Iranian diplomat (1883–1967)

Ali Akbar Bahman (also Mirza Ali Akbar Khan; 1883 – 1967) was an Iranian diplomat and politician during the Qajar and Pahlavi eras.

== Family ==
Ali Akbar Bahman was a member of the famous Bahmani family. He was born in Tehran as Mirza Ali Akbar Khan in 1883, and died there in 1967. He descended from the family of Prince Bahman Mirza, son of Abbas Mirza. Bahman Mirza (1810–1884) was governor-general of Azerbaijan, and prince-regent for his ill brother Mohammad Shah Qajar and the infant crown prince Naser al-Din Mirza.

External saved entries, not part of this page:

template <int MODE>
__device__ __forceinline__ void append_survivor(float score, uint32_t q, uint32_t row, uint32_t col, uint32_t row0,
                                                float2 hpv, uint32_t* s_cnt_mb, Cand* __restrict__ cand,
                                                uint32_t* __restrict__ cand_cnt, uint32_t cap, Cand* __restrict__ sub,
                                                uint32_t* hist) {
  const uint32_t half = col >> 7;
  const uint32_t pos = atomicAdd(s_cnt_mb + half * BLOCK_M + row, 1u);
  const uint2 cd = make_uint2(__float_as_uint(score), row0 + col);
  const uint32_t n_slots = gridDim.x * 2;
  if (pos < SUBCAP) {
    *reinterpret_cast<uint2*>(sub + ((size_t)q * n_slots + blockIdx.x * 2 + half) * SUBCAP + pos) = cd;
  } else {
    const uint32_t p2 = atomicAdd(cand_cnt + q, 1u);
    if (p2 < cap) *reinterpret_cast<uint2*>(cand + (size_t)q * cap + p2) = cd;
  }
  if (MODE == 2) {
    HistParam hp;
    hp.lo = hpv.x;
    hp.inv_w0 = hpv.y;
    hp.w0 = 0.f;
    hp.margin = 0.f;
    atomicAdd(hist + (size_t)q * HIST_BINS + hist_bin(hp, score), 1u);
  }
}

__device__ __forceinline__ void push_survivors(const uint32_t (&acc)[128], int i, uint64_t hits, uint32_t q,
                                               uint32_t row0, uint32_t col_l, uint32_t lane, uint32_t* r_val,
                                               uint32_t* r_row, uint32_t* r_tag, uint32_t* s_ring_tail,
                                               const uint32_t* s_ring_head) {
  const uint32_t total = __reduce_add_sync(0xffffffffu, (uint32_t)__popcll(hits));
  if (total == 0) return;
  uint32_t base = 0;
  if (lane == 0) base = atomicAdd(s_ring_tail, total);
  base = __shfl_sync(0xffffffffu, base, 0);
  const uint32_t lt = (1u << lane) - 1;
  for (uint32_t off = 0; off < total;) {
    const uint32_t act = __ballot_sync(0xffffffffu, hits != 0);
    const uint32_t e = base + off + __popc(act & lt);
    off += __popc(act);
    while ((int)(base + off - RING - ld_volatile(s_ring_head)) > 0) {
    }
    if (hits) {
      const int t = __ffsll((long long)hits) - 1;
      hits &= hits - 1;
      const uint32_t slot = e % RING;
      r_val[slot] = acc_at_dyn(acc, i, t);
      r_row[slot] = row0 + fragment_col(t, col_l);
      __threadfence_block();
      st_volatile(r_tag + slot, e << 16 | q);
    }
  }
}

template <bool COSINE, bool INT8, int MODE>
__global__ void __launch_bounds__(threads<INT8, MODE>(), 1)
screen_tc_kernel(const __grid_constant__ CUtensorMap map_a, const __grid_constant__ CUtensorMap map_b,
                 const float* __restrict__ snorm, uint32_t k_blocks, uint32_t n_mblocks, uint32_t nq,
                 PassDesc pass, float* tau, Cand* __restrict__ cand,
                 uint32_t* __restrict__ cand_cnt, uint32_t cap, Cand* __restrict__ sub, uint32_t* __restrict__ sub_cnt,
                 uint32_t k, const HistParam* __restrict__ hparam, uint32_t* hist, float* __restrict__ probe,
                 uint32_t probe_stride, uint32_t sleep_min_ns, uint32_t sleep_max_ns, uint32_t pair) {
  extern __shared__ uint8_t smem_raw[];
  uint8_t* smem = reinterpret_cast<uint8_t*>((reinterpret_cast<uintptr_t>(smem_raw) + 1023) & ~uintptr_t(1023));
  uint8_t* smem_a = smem;
  uint8_t* smem_b = smem + STAGES * A_BYTES;
  float* s_snorm = reinterpret_cast<float*>(smem + STAGES * STAGE_BYTES);
  uint64_t* bars = reinterpret_cast<uint64_t*>(s_snorm + 2 * BLOCK_N);
  uint64_t* full_bar = bars;
  uint64_t* empty_bar = bars + STAGES;
  uint32_t* s_done = reinterpret_cast<uint32_t*>(bars + 2 * STAGES);
  uint32_t* s_ring_tail = s_done + 1;
  uint32_t* s_ring_head = s_done + 2;
  uint32_t* s_cnt = reinterpret_cast<uint32_t*>(reinterpret_cast<uint8_t*>(bars) + 256);
  uint32_t* r_val = reinterpret_cast<uint32_t*>(s_snorm);
  uint32_t* r_row = r_val + RING;
  uint32_t* r_tag = r_row + RING;
  constexpr bool DRAIN = has_drain<INT8, MODE>();

  const uint32_t warp = threadIdx.x >> 5, lane = threadIdx.x & 31;
  const bool PAIR = INT8 && MODE == 2 && pair != 0;
  const uint32_t rank = PAIR ? cluster_ctarank() : 0;
  const uint32_t n_mb = PAIR ? n_mblocks / 2 : n_mblocks;
  const uint32_t w_first = PAIR ? blockIdx.x / 2 : blockIdx.x, w_step = PAIR ? gridDim.x / 2 : gridDim.x;
  const uint32_t n_items = pass.count * n_mb;

  if (DRAIN) {
    for (uint32_t i = threadIdx.x; i < RING; i += blockDim.x) r_tag[i] = 0xFFFF0000u;
  }
  if (threadIdx.x == 0) {
    *s_ring_tail = 0;
    *s_ring_head = 0;
    asm volatile("prefetch.tensormap [%0];" ::"l"(&map_a) : "memory");
    asm volatile("prefetch.tensormap [%0];" ::"l"(&map_b) : "memory");
    for (uint32_t s = 0; s < STAGES; s++) {
      mbar_init(smem_u32(&full_bar[s]), 1);
      mbar_init(smem_u32(&empty_bar[s]), PAIR ? 2 * CONS_WARPS : CONS_WARPS);
    }
    asm volatile("fence.mbarrier_init.release.cluster;" ::: "memory");
    *s_done = 0;
  }
  for (uint32_t i = threadIdx.x; i < n_mblocks * 256; i += blockDim.x) s_cnt[i] = 0;
  __syncthreads();
  if (PAIR) cluster_sync();

  if (warp == PROD_WARP) {
    if (lane == 0) {
      uint32_t it = 0;
      for (uint32_t w = w_first; w < n_items; w += w_step) {
        const uint32_t tile = pass_tile(pass, w / n_mb);
        const uint32_t mb = PAIR ? 2 * item_mb(w, n_mb) + rank : item_mb(w, n_mb);
        for (uint32_t kb = 0; kb < k_blocks; kb++, it++) {
          const uint32_t s = it % STAGES, ph = (it / STAGES) & 1;
          mbar_wait(smem_u32(&empty_bar[s]), ph ^ 1);
          const uint32_t fb = smem_u32(&full_bar[s]);
          const uint32_t kc = kb * (INT8 ? 2 * BLOCK_K : BLOCK_K);
          mbar_expect_tx(fb, STAGE_BYTES);
          tma_load_2d(smem_u32(smem_a + s * A_BYTES), &map_a, kc, mb * BLOCK_M, fb);
          if (PAIR)
            tma_load_2d_pair(smem_u32(smem_b + s * B_BYTES + rank * (B_BYTES / 2)), &map_b, kc,
                             tile * BLOCK_N + rank * (BLOCK_N / 2), fb);
          else
            tma_load_2d(smem_u32(smem_b + s * B_BYTES), &map_b, kc, tile * BLOCK_N, fb);
        }
      }
    }
    __syncwarp();
  } else if (warp < CONS_WARPS) {
    const uint32_t ct = threadIdx.x;
    const uint32_t g = warp >> 2;
    const uint32_t row_base = g * WG_M + (warp & 3) * 16 + (lane >> 2);
    const uint32_t col_l = 2 * (lane & 3);
    constexpr bool pass0 = MODE == 0;
    using Acc = typename std::conditional<INT8, uint32_t, float>::type;
    Acc acc[128];
    uint32_t it = 0, j = 0;
    auto release = [&](uint32_t s) {
      if (lane == 0) {
        mbar_arrive(smem_u32(&empty_bar[s]));
        if (PAIR) mbar_arrive_cta(smem_u32(&empty_bar[s]), rank ^ 1);
      }
    };
    for (uint32_t w = w_first; w < n_items; w += w_step, j++) {
      const uint32_t tidx = w / n_mb;
      const uint32_t tile = pass_tile(pass, tidx);
      const uint32_t mb = PAIR ? 2 * item_mb(w, n_mb) + rank : item_mb(w, n_mb);
      const uint32_t row0 = tile * BLOCK_N;
      float my_tau[2];
      float2 my_hp[2];
#pragma unroll
      for (int i = 0; i < 2; i++) {
        const uint32_t q = mb * BLOCK_M + row_base + 8 * i;
        my_tau[i] = __int_as_float(0x7f800000);
        my_hp[i] = make_float2(0.f, 0.f);
        if (q < nq) {
          my_tau[i] = __ldcg(tau + q);
          if (MODE == 2) my_hp[i] = __ldg(reinterpret_cast<const float2*>(hparam + q));
        }
      }
      float* sn = s_snorm + (j & 1) * BLOCK_N;
      if (!INT8 || MODE == 3) {
        sn[ct] = __ldg(snorm + row0 + ct);
        asm volatile("bar.sync 1, 256;" ::: "memory");
      }

      const uint32_t a_off = g * (WG_M * 128);
      for (uint32_t kb = 0; kb < k_blocks; kb++, it++) {
        const uint32_t s = it % STAGES, ph = (it / STAGES) & 1;
        mbar_wait(smem_u32(&full_bar[s]), ph);
        const uint64_t da = make_desc(smem_u32(smem_a + s * A_BYTES + a_off));
        const uint64_t db = make_desc(smem_u32(smem_b + s * B_BYTES));
        wgmma_fence();
        acc_fence(acc);
#pragma unroll
        for (uint32_t kk = 0; kk < 4; kk++) {
          if constexpr (INT8) wgmma_i8(acc, da + 2 * kk, db + 2 * kk, (kb | kk) != 0);
          else wgmma_bf16(acc, da + 2 * kk, db + 2 * kk, (kb | kk) != 0);
        }
        wgmma_commit();
        acc_fence(acc);
        if (kb > 0) {
          wgmma_wait<1>();
          release((it - 1) % STAGES);
        }
      }
      wgmma_wait<0>();
      acc_fence(acc);
      release((it - 1) % STAGES);

      if constexpr (!INT8) {
#pragma unroll
        for (int jj = 0; jj < 32; jj++) {
          const float2 n2 = *reinterpret_cast<const float2*>(sn + 8 * jj + col_l);
#pragma unroll
          for (int i = 0; i < 2; i++) {
            float& a0 = acc[4 * jj + 2 * i];
            float& a1 = acc[4 * jj + 2 * i + 1];
            a0 = COSINE ? a0 * n2.x : fmaf(2.f, a0, -n2.x);
            a1 = COSINE ? a1 * n2.y : fmaf(2.f, a1, -n2.y);
          }
        }
      }
#pragma unroll
      for (int i = 0; i < 2; i++) {
        const uint32_t row = row_base + 8 * i;
        const uint32_t q = mb * BLOCK_M + row;
        if (MODE == 3) {
#pragma unroll
          for (int h = 0; h < 8; h++) {
            float m = __int_as_float(0xff800000);
#pragma unroll
            for (int jj = 4 * h; jj < 4 * h + 4; jj++) {
#pragma unroll
              for (int c = 0; c < 2; c++) {
                if constexpr (INT8) {
                  const float snv = sn[8 * jj + col_l + c];
                  if (snv == snv) m = fmaxf(m, __int2float_rd((int)acc[4 * jj + 2 * i + c]));
                } else {
                  m = fmaxf(m, acc[4 * jj + 2 * i + c]);
                }
              }
            }
            m = fmaxf(m, __shfl_xor_sync(0xffffffffu, m, 1));
            m = fmaxf(m, __shfl_xor_sync(0xffffffffu, m, 2));
            if ((lane & 3) == 0 && q < nq) probe[(size_t)q * probe_stride + tidx * 8 + h] = m;
          }
        } else if (pass0) {
          if (q < nq) {
            Cand* my_cand = cand + (size_t)q * cap + (size_t)tidx * BLOCK_N;
#pragma unroll
            for (int jj = 0; jj < 32; jj++) {
              const uint32_t col = 8 * jj + col_l;
              float s0, s1;
              if constexpr (INT8) {
                s0 = __int2float_rn((int)acc[4 * jj + 2 * i]);
                s1 = __int2float_rn((int)acc[4 * jj + 2 * i + 1]);
              } else {
                s0 = acc[4 * jj + 2 * i];
                s1 = acc[4 * jj + 2 * i + 1];
              }
              *reinterpret_cast<uint2*>(my_cand + col) = make_uint2(__float_as_uint(s0), row0 + col);
              *reinterpret_cast<uint2*>(my_cand + col + 1) = make_uint2(__float_as_uint(s1), row0 + col + 1);
            }
          }
        } else {
          uint32_t* s_cnt_mb = s_cnt + mb * 256;
          if constexpr (INT8) {
            const float ct_ = ceilf(my_tau[i]);
            const int tau_i = ct_ >= 2147483520.f ? 0x7fffffff : (ct_ <= -2147483520.f ? (int)0x80000000 : (int)ct_);
            int m = (int)0x80000000;
#pragma unroll
            for (int jj = 0; jj < 32; jj++) m = max(m, max((int)acc[4 * jj + 2 * i], (int)acc[4 * jj + 2 * i + 1]));
            if (__any_sync(0xffffffffu, m >= tau_i)) {
              uint64_t hits = 0;
              if (m >= tau_i) {
#pragma unroll
                for (int t = 0; t < 64; t++)
                  if ((int)acc_at(acc, i, t) >= tau_i) hits |= 1ull << t;
              }
              push_survivors(acc, i, hits, q, row0, col_l, lane, r_val, r_row, r_tag, s_ring_tail, s_ring_head);
            }
          } else {
            float m = __int_as_float(0xff800000);
#pragma unroll
            for (int jj = 0; jj < 32; jj++) m = fmaxf(m, fmaxf(acc[4 * jj + 2 * i], acc[4 * jj + 2 * i + 1]));
            if (m >= my_tau[i]) {
#pragma unroll
              for (int jj = 0; jj < 32; jj++) {
#pragma unroll
                for (int c = 0; c < 2; c++) {
                  const float v = acc[4 * jj + 2 * i + c];
                  if (v >= my_tau[i])
                    append_survivor<MODE>(v, q, row, 8 * jj + col_l + c, row0, my_hp[i], s_cnt_mb, cand, cand_cnt,
                                          cap, sub, hist);
                }
              }
            }
          }
        }
      }
    }
    if (DRAIN) {
      __syncwarp();
      __threadfence_block();
      if (lane == 0) atomicAdd(s_done, 1u);
    }
    if (MODE == 1 || MODE == 2) {
      if (DRAIN) asm volatile("bar.sync 2, 288;" ::: "memory");
      else asm volatile("bar.sync 1, 256;" ::: "memory");
      const uint32_t n_slots = gridDim.x * 2;
      const uint32_t half = ct / BLOCK_M, row = ct % BLOCK_M;
      for (uint32_t mb = 0; mb < n_mblocks; mb++) {
        const uint32_t qq = mb * BLOCK_M + row;
        if (qq < nq) sub_cnt[(size_t)qq * n_slots + blockIdx.x * 2 + half] = s_cnt[mb * 256 + half * BLOCK_M + row];
      }
    }
    __syncwarp();
    if (!DRAIN && lane == 0) atomicAdd(s_done, 1u);
  } else if (warp == DRAIN_WARP) {
    if (DRAIN) {
      uint32_t head = 0;
      for (;;) {
        const uint32_t e = head + lane, slot = e % RING;
        const uint32_t tag = ld_volatile(r_tag + slot);
        const uint32_t ready = __ballot_sync(0xffffffffu, (tag >> 16) == (e & 0xFFFFu));
        const uint32_t n = ready == 0xffffffffu ? 32 : __ffs(~ready) - 1;
        if (n == 0) {
          uint32_t fin = 0;
          if (lane == 0 && ld_volatile(s_done) == CONS_WARPS) {
            __threadfence_block();
            fin = ld_volatile(s_ring_tail) == head;
          }
          if (__shfl_sync(0xffffffffu, fin, 0)) break;
          __nanosleep(32);
          continue;
        }
        __threadfence_block();
        if (lane < n) {
          const int v = (int)r_val[slot];
          const uint32_t grow = r_row[slot], q = tag & 0xFFFFu;
          const uint32_t col = grow % BLOCK_N, row = q % BLOCK_M;
          if (v != 0 || __ldg(snorm + grow) == __ldg(snorm + grow)) {
            const float2 hpv = MODE == 2 ? __ldg(reinterpret_cast<const float2*>(hparam + q)) : make_float2(0.f, 0.f);
            append_survivor<MODE>(__int2float_rn(v), q, row, col, grow - col, hpv, s_cnt + q / BLOCK_M * 256, cand,
                                  cand_cnt, cap, sub, hist);
          }
        }
        __syncwarp();
        __threadfence_block();
        head += n;
        if (lane == 0) st_volatile(s_ring_head, head);
      }
      asm volatile("bar.sync 2, 288;" ::: "memory");
    }
  } else {
    if (MODE == 2) {
      volatile uint32_t* done = s_done;
      const uint32_t stride = gridDim.x;
      uint32_t n_own = nq > blockIdx.x ? (nq - blockIdx.x + stride - 1) / stride : 0;
      if (n_own > 32) n_own = 32;
      float my_tau = __int_as_float(0xff800000);
      if (lane < n_own) my_tau = __ldcg(tau + blockIdx.x + lane * stride);
      uint32_t sleep_ns = sleep_min_ns;
      while (*done < CONS_WARPS) {
        bool any = false;
        for (uint32_t j = 0; j < n_own; j++) {
          const uint32_t q = blockIdx.x + j * stride;
          const uint4* hq = reinterpret_cast<const uint4*>(hist + (size_t)q * HIST_BINS) + lane * 2;
          const uint4 ha = __ldcg(hq), hb = __ldcg(hq + 1);
          const uint32_t c[8] = {ha.x, ha.y, ha.z, ha.w, hb.x, hb.y, hb.z, hb.w};
          uint32_t sum = 0;
#pragma unroll
          for (int i = 0; i < 8; i++) sum += c[i];
          uint32_t incl = sum;
#pragma unroll
          for (int o = 1; o < 32; o <<= 1) {
            const uint32_t t = __shfl_down_sync(0xffffffffu, incl, o);
            if (lane + o < 32) incl += t;
          }
          const uint32_t above = incl - sum;
          const bool mine = above < k && k <= incl;
          const uint32_t who = __ballot_sync(0xffffffffu, mine);
          if (who == 0) continue;
          uint32_t bstar = 0;
          if (mine) {
            uint32_t acc = above;
#pragma unroll
            for (int i = 7; i >= 0; i--) {
              acc += c[i];
              if (acc >= k) {
                bstar = lane * 8 + i;
                break;
              }
            }
          }
          bstar = __shfl_sync(0xffffffffu, bstar, __ffs(who) - 1);
          const float4 hv = __ldg(reinterpret_cast<const float4*>(hparam + q));
          HistParam hp;
          hp.lo = hv.x;
          hp.inv_w0 = hv.y;
          hp.w0 = hv.z;
          hp.margin = hv.w;
          const double e0 = hist_edge(hp, bstar), e1 = hist_edge(hp, bstar + 1);
          const float tn = __double2float_rd(e0 - (double)hp.margin - 0.02 * (e1 - e0) - 2e-6 * fabs(e0));
          const float told = __shfl_sync(0xffffffffu, my_tau, j);
          if (tn > told) {
            if (lane == j) my_tau = tn;
            if (lane == 0) __stcg(tau + q, tn);
            any = true;
          }
        }
        sleep_ns = any ? sleep_min_ns : (sleep_ns * 2 < sleep_max_ns ? sleep_ns * 2 : sleep_max_ns);
        __nanosleep(sleep_ns);
      }
    }
  }
  __syncthreads();
  if (PAIR) cluster_sync();
}
}
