struct GenDev {
  int NRr;
  int KW;
  int NB;
  int NV, NRC;
  int oJp, oJc, oJb, ncomp;
  const int *view_inst, *view_rc, *view_cam;
  const int *view_col;
  const long *view_off;
  const int *inst_view0;
  const int *o_view, *sm_view;
  const unsigned char *o_kind, *sm_kind;
  double *cam, *cam_n;
  const double *cam_prior, *cam_sigma;
  double *rc, *rc_n;
  const double *rc_prior, *rc_sigma;
  double *bias, *bias_n;
  double *rcR;
  const unsigned char *rc_useful;
  const int *cam_col, *rc_col, *bias_col;
  const unsigned char *col_slot;
  double *vpart;
  double *yv;
  double *PI, *Bpri, *Cpri;
  double *gpri;
  double *bdot;
  const double *gps, *gps_sigma;
  const int *inst_bias_cam;
  const double *up, *up_sigma;
  const double *pan, *pan_sigma, *tilt, *tilt_sigma, *roll, *roll_sigma;
  const double *pt_prior, *pt_prior_sigma;
  const unsigned char *pt_prior_alt;
};

struct Dev {
  int S, P, NC;
  long M;
  int nred, cam0;
  double *cams, *poses, *pts, *cams_n, *poses_n, *pts_n;
  const double *cam_prior, *cam_sigma, *gps, *gps_sigma;
  const double *up, *up_sigma;
  double *up_r, *up_J;
  double *prior_rot;
  const uint8_t *cam_fixed, *shot_fixed, *point_fixed;
  const int *shot_camera;
  const int *cam_model;
  const double *cam_ext;
  const int *o_shot, *o_point;
  const double *o_x, *o_y, *o_sigma;
  const long *pt_off;
  const int *wg_pt;
  int nwg;
  const long *shot_off;
  const int *shot_obs;
  double *shotR;
  double *Epm;
  double *Jpm;
  double *sm_wt;
  const int *sm_shot, *sm_point;
  const double *sm_x, *sm_y, *sm_sigma;
  double *w;
  double *g_pt, *Hpp, *Hhat, *sc_pt, *D_pt, *d_pt;
  double *g_red, *diag_red, *prior_diag, *sc_red, *D_red;
  double *Hcc;
  double *Binv;
  double *part;
  double *camred;
  int bw;
  double *band;
  const unsigned char *bslot;
  double *dinv;
  const int *bp_pts;
  const int *bp_o0, *bp_last;
  const unsigned char *bp_pos;
  const int *bp_off;
  int bpNT, bpR, bpPC;
  double *bp_part;
  int cs, ncl, ncd;
  double *cD;
  double *cW, *cWt;
  double *cLi, *cLit;
  double *bD, *bE, *bG, *bH;
  double *bD2, *bGt, *bHt;
  double *bx;
  int wNB, wWb;
  double *wA, *wL, *wLt, *wDinv, *wx;
  int qcs, qm, qN;
  double *qD;
  double *qE[2];
  double *qX;
  double *qXt;
  double *qx, *qy;
  int qT;
  double *qP, *qR, *qRn, *qC;
  double *zc;
  double *y;
  double *x, *r, *z, *p, *Ap, *b;
  double *scal;
  double *partial;
  double *partial2;
  double *dotp;
  double *rrp;
  int gen;
  GenDev g;
};

#define JA(o, c) d.Jpm[(long)(c) * d.M + (o)]
constexpr int kRowComps = 17;
constexpr int R_JP = 2, R_JR = 8, R_U = 14, R_V = 15, R_WT = 16;

__device__ __forceinline__ void row_jk(const Dev &d, long o, int s, double (&jk)[6]) {
  const int ci = d.shot_camera[s];
  const double u = JA(o, R_U), v = JA(o, R_V), wt = JA(o, R_WT), sg = d.o_sigma[o];
  const double *cam = d.cams + 3 * ci;
  const double k1 = cam[0], k2 = cam[1], f = cam[2];
  const bool other = d.cam_model && d.cam_model[ci] >= 2;
  double J[6];
  jk_entries(1.0 / sg, k1, k2, f, u, v, J);
#pragma unroll
  for (int i = 0; i < 6; i++) jk[i] = other ? 0.0 : wt * J[i];
}

__global__ void shot_rot_kernel(Dev d, const double *poses) {
  const int s = blockIdx.x * blockDim.x + threadIdx.x;
  if (s >= d.S) return;
  rot_and_derivs(poses + 6 * s, d.shotR + 36 * (long)s, d.shotR + 36 * (long)s + 9);
}

struct ShotFrame {
  int model;
  const double *cam, *pose, *R;
};
__device__ __forceinline__ ShotFrame shot_frame(const Dev &d, int s) {
  const int ci = d.shot_camera[s];
  ShotFrame f;
  f.model = d.cam_model ? d.cam_model[ci] : 0;
  f.cam = f.model >= 2 ? d.cam_ext + 16 * ci : d.cams + 3 * ci;
  f.pose = d.poses + 6 * (long)s;
  f.R = d.shotR + 36 * (long)s;
  return f;
}
__device__ __forceinline__ void sm_row(const Dev &d, const ShotFrame &f, long k, double wt, double (&r)[2], double (&Jp)[6], double (&Jc)[12], double (&Jk)[6]) {
  const int p = d.sm_point[k];
  project_obs<true>(f.model, d.pts + 3 * (long)p, f.pose, f.R, f.R + 9, f.cam, d.sm_x[k], d.sm_y[k], 1.0 / d.sm_sigma[k], r, Jp, Jc, Jk);
  r[0] *= wt;
  r[1] *= wt;
#pragma unroll
  for (int i = 0; i < 6; i++) Jp[i] *= wt;
#pragma unroll
  for (int i = 0; i < 12; i++) Jc[i] *= wt;
#pragma unroll
  for (int i = 0; i < 6; i++) Jk[i] *= wt;
}

template <bool JAC>
__global__ void __launch_bounds__(kCoopObs) eval_kernel(Dev d, const double *cams, const double *poses, const double *pts, int loss, double a) {
  __shared__ double c[JAC ? 9 : 1][kCoopObs];
  __shared__ double lds[8];
  const int tid = threadIdx.x;
  const int p0 = d.wg_pt[blockIdx.x], p1 = d.wg_pt[blockIdx.x + 1];
  const long o0 = d.pt_off[p0], o1 = d.pt_off[p1];
  double acc[2] = {0.0, 0.0};
  auto compute = [&](long o, double (&row)[kRowComps]) {
    const int s = d.o_shot[o], p = d.o_point[o];
    const double *R = d.shotR + 36 * (long)s;
    double r[2], Jp[6], Jc[12], Jk[6], uv[2];
    const double sg = d.o_sigma[o];
    const int cmodel = d.cam_model ? d.cam_model[d.shot_camera[s]] : 0;
    project_obs<JAC>(cmodel, pts + 3 * (long)p, poses + 6 * (long)s, R, R + 9, cmodel >= 2 ? d.cam_ext + 16 * d.shot_camera[s] : cams + 3 * d.shot_camera[s], d.o_x[o],
                     d.o_y[o], 1.0 / sg, r, Jp, Jc, Jk, uv);
    const double sq = r[0] * r[0] + r[1] * r[1];
    double rho, rho1;
    loss_eval(loss, a, sq, rho, rho1);
    acc[0] += 0.5 * rho;
    acc[1] += sq * sg * sg;
    if (JAC) {
      const double wt = sqrt(rho1);
      row[0] = wt * r[0];
      row[1] = wt * r[1];
#pragma unroll
      for (int i = 0; i < 6; i++) row[R_JP + i] = wt * Jp[i];
#pragma unroll
      for (int i = 0; i < 2; i++)
#pragma unroll
        for (int k = 0; k < 3; k++) row[R_JR + 3 * i + k] = wt * Jc[6 * i + k];
      row[R_U] = uv[0];
      row[R_V] = uv[1];
      row[R_WT] = wt;
    }
  };
  auto products = [&](const double (&row)[kRowComps], double (&v)[9]) {
    const double r0 = row[0], r1 = row[1];
    const double *jp = row + R_JP;
#pragma unroll
    for (int j = 0; j < 3; j++) v[j] = jp[j] * r0 + jp[3 + j] * r1;
    v[3] = jp[0] * jp[0] + jp[3] * jp[3];
    v[4] = jp[0] * jp[1] + jp[3] * jp[4];
    v[5] = jp[0] * jp[2] + jp[3] * jp[5];
    v[6] = jp[1] * jp[1] + jp[4] * jp[4];
    v[7] = jp[1] * jp[2] + jp[4] * jp[5];
    v[8] = jp[2] * jp[2] + jp[5] * jp[5];
  };
  auto store = [&](long o, const double (&row)[kRowComps]) {
#pragma unroll
    for (int i = 0; i < kRowComps; i++) __builtin_nontemporal_store(row[i], &JA(o, i));
    if (d.Epm) {
      const double *jp = row + R_JP;
      double2 *dst = reinterpret_cast<double2 *>(d.Epm + 18 * o);
#pragma unroll
      for (int i = 0; i < 6; i += 2) {
        const double a0 = i < 3 ? row[R_JR + i] : -jp[i - 3], b0 = i < 3 ? row[R_JR + 3 + i] : -jp[3 + i - 3];
        const double a1 = i + 1 < 3 ? row[R_JR + i + 1] : -jp[i + 1 - 3], b1 = i + 1 < 3 ? row[R_JR + 3 + i + 1] : -jp[3 + i + 1 - 3];
        double e[6];
#pragma unroll
        for (int j = 0; j < 3; j++) {
          e[j] = a0 * jp[j] + b0 * jp[3 + j];
          e[3 + j] = a1 * jp[j] + b1 * jp[3 + j];
        }
        st2(reinterpret_cast<double *>(dst + 3 * (i / 2)), e[0], e[1]);
        st2(reinterpret_cast<double *>(dst + 3 * (i / 2) + 1), e[2], e[3]);
        st2(reinterpret_cast<double *>(dst + 3 * (i / 2) + 2), e[4], e[5]);
      }
    }
  };
  if (o1 - o0 <= kCoopObs) {
    const bool on = tid < o1 - o0;
    double row[kRowComps];
    if (on) {
      compute(o0 + tid, row);
// ... 448 lines not shown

After Bahman Mirza fell out of favour at court he went into exile to the Russian Caucasus.

His eldest son, Prince Anoushiravan Mirza (1833–1899), returned to Iran, and had a daughter called Princess Malekeh Afagh Khanom (1863 – 26 October 1917), Ali Akbar Bahman's mother. His father was Mirza Hossein Behnam from an aristocratic family from Tabriz, which served the royal house since the days of Fath-Ali Shah Qajar. Because of his father's early death in 1897 his mother married secondly Amanollah Khan Zia' os-Soltan from the Donboli family, her maternal cousin, who was a big landowner at Tabriz, and notable at court. His stepfather, a politician in the Iranian constitutional movement, encouraged young Ali Akbar in his career and introduced him to several political figures of that time like Yahya Dowlatabadi.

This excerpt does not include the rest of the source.